[Task prompt]: Every line of the material below must be repeated exactly.

[Extracted material]:
=======
+          const float o_dead = sub_rn(v_dead, mean_ms), oo_dead = mul_rn(o_dead, o_dead);
+          const float sq = in_order(oo_dead, [&](float av, float cv) {
+            const float o = sub_rn(mul_rn(av, cv), mean_ms);
+            return mul_rn(o, o);
+          });
+          const float sd = sqrtf(add_rn(sq / cnt, a.eps));
+          g_mean[gg - gb][ch] = mean_ms;
+          g_std[gg - gb][ch] = sd;
+          if (w) g_dvec[gg - gb][ch] = add_rn(mul_rn(gw, o_dead) / sd, gbias);
+        }
+      }
+      __syncthreads();
+      DT_STAMP(11)
+      {
+        const float4 w4 = *reinterpret_cast<const float4 *>(a.gn_w + sc4 * 4), b4 = *reinterpret_cast<const float4 *>(a.gn_b + sc4 * 4);
+        const float wv[4] = {w4.x, w4.y, w4.z, w4.w}, bv[4] = {b4.x, b4.y, b4.z, b4.w};
+#pragma unroll
+        for (int it = 0; it < DT_GROUP_MAX; ++it) {
+          if (it >= gt) break;
+          const int4 tl = g_tile[it];
+          const bool later = it + DT_PRE < gt && g_tile[min(it + DT_PRE, DT_GROUP_MAX - 1)].y > 0;
+          int nx = it + 1;
+          while (nx < gt && g_tile[nx].y <= 0) ++nx;
+#pragma unroll
+          for (int u = 0; u < 8; ++u) {
+            const int row = srow + 8 * u;
+            const hf32x4 hrow = rhg[it % DT_PRE][u], xrow = xh[u];
+            if (later) rhg[it % DT_PRE][u] = load_h(it + DT_PRE, u);
+            if (tl.y <= 0) continue;
+            if (nx < gt) load_x(nx, u);
+            const int grow = tl.z + min(row, tl.y - 1);
+            const int gg = g_gid[grow];
+            if (row >= tl.y || gg < gb || gg >= ge) continue;
+            const bool isdead = (g_dead[grow >> 6] >> (grow & 63)) & 1;
+            const float mk = g_mask[grow];
+            float yv[4];
+            if (isdead) {
+              const float4 d4 = *reinterpret_cast<const float4 *>(&g_dvec[gg - gb][sc4 * 4]);
+              yv[0] = d4.x, yv[1] = d4.y, yv[2] = d4.z, yv[3] = d4.w;
+            } else {
+              const float an = g_a[grow];
+              const float4 c4 = *reinterpret_cast<const float4 *>(&sC[s_cpos[grow]][sc4 * 4]);
+              const float4 m4 = *reinterpret_cast<const float4 *>(&g_mean[gg - gb][sc4 * 4]);
+              const float4 d4 = *reinterpret_cast<const float4 *>(&g_std[gg - gb][sc4 * 4]);
+              const float cv[4] = {c4.x, c4.y, c4.z, c4.w}, mv[4] = {m4.x, m4.y, m4.z, m4.w}, dv[4] = {d4.x, d4.y, d4.z, d4.w};
+#pragma unroll
+              for (int j = 0; j < 4; ++j) yv[j] = add_rn(mul_rn(wv[j], sub_rn(mul_rn(an, cv[j]), mv[j])) / dv[j], bv[j]);
+            }
+            hf32x4 y4, g4;
+#pragma unroll
+            for (int j = 0; j < 4; ++j) {
+              float y = add_rn(yv[j], hrow[j]);
+              if (a.node_mask) y = mul_rn(mk, y);
+              y4[j] = y;
+            }
+            if (a.xg_out || a.xp_out) {
+              const isg_f32x2 ga = gelu_exact2(isg_f32x2{y4[0] * xrow[0], y4[1] * xrow[1]});
+              const isg_f32x2 gb2 = gelu_exact2(isg_f32x2{y4[2] * xrow[2], y4[3] * xrow[3]});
=======
[The answer]:
+          const float o_dead = sub_rn(v_dead, mean_ms), oo_dead = mul_rn(o_dead, o_dead);
+          const float sq = in_order(oo_dead, [&](float av, float cv) {
+            const float o = sub_rn(mul_rn(av, cv), mean_ms);
+            return mul_rn(o, o);
+          });
+          const float sd = sqrtf(add_rn(sq / cnt, a.eps));
+          g_mean[gg - gb][ch] = mean_ms;
+          g_std[gg - gb][ch] = sd;
+          if (w) g_dvec[gg - gb][ch] = add_rn(mul_rn(gw, o_dead) / sd, gbias);
+        }
+      }
+      __syncthreads();
+      DT_STAMP(11)
+      {
+        const float4 w4 = *reinterpret_cast<const float4 *>(a.gn_w + sc4 * 4), b4 = *reinterpret_cast<const float4 *>(a.gn_b + sc4 * 4);
+        const float wv[4] = {w4.x, w4.y, w4.z, w4.w}, bv[4] = {b4.x, b4.y, b4.z, b4.w};
+#pragma unroll
+        for (int it = 0; it < DT_GROUP_MAX; ++it) {
+          if (it >= gt) break;
+          const int4 tl = g_tile[it];
+          const bool later = it + DT_PRE < gt && g_tile[min(it + DT_PRE, DT_GROUP_MAX - 1)].y > 0;
+          int nx = it + 1;
+          while (nx < gt && g_tile[nx].y <= 0) ++nx;
+#pragma unroll
+          for (int u = 0; u < 8; ++u) {
+            const int row = srow + 8 * u;
+            const hf32x4 hrow = rhg[it % DT_PRE][u], xrow = xh[u];
+            if (later) rhg[it % DT_PRE][u] = load_h(it + DT_PRE, u);
+            if (tl.y <= 0) continue;
+            if (nx < gt) load_x(nx, u);
+            const int grow = tl.z + min(row, tl.y - 1);
+            const int gg = g_gid[grow];
+            if (row >= tl.y || gg < gb || gg >= ge) continue;
+            const bool isdead = (g_dead[grow >> 6] >> (grow & 63)) & 1;
+            const float mk = g_mask[grow];
+            float yv[4];
+            if (isdead) {
+              const float4 d4 = *reinterpret_cast<const float4 *>(&g_dvec[gg - gb][sc4 * 4]);
+              yv[0] = d4.x, yv[1] = d4.y, yv[2] = d4.z, yv[3] = d4.w;
+            } else {
+              const float an = g_a[grow];
+              const float4 c4 = *reinterpret_cast<const float4 *>(&sC[s_cpos[grow]][sc4 * 4]);
+              const float4 m4 = *reinterpret_cast<const float4 *>(&g_mean[gg - gb][sc4 * 4]);
+              const float4 d4 = *reinterpret_cast<const float4 *>(&g_std[gg - gb][sc4 * 4]);
+              const float cv[4] = {c4.x, c4.y, c4.z, c4.w}, mv[4] = {m4.x, m4.y, m4.z, m4.w}, dv[4] = {d4.x, d4.y, d4.z, d4.w};
+#pragma unroll
+              for (int j = 0; j < 4; ++j) yv[j] = add_rn(mul_rn(wv[j], sub_rn(mul_rn(an, cv[j]), mv[j])) / dv[j], bv[j]);
+            }
+            hf32x4 y4, g4;
+#pragma unroll
+            for (int j = 0; j < 4; ++j) {
+              float y = add_rn(yv[j], hrow[j]);
+              if (a.node_mask) y = mul_rn(mk, y);
+              y4[j] = y;
+            }
+            if (a.xg_out || a.xp_out) {
+              const isg_f32x2 ga = gelu_exact2(isg_f32x2{y4[0] * xrow[0], y4[1] * xrow[1]});
+              const isg_f32x2 gb2 = gelu_exact2(isg_f32x2{y4[2] * xrow[2], y4[3] * xrow[3]});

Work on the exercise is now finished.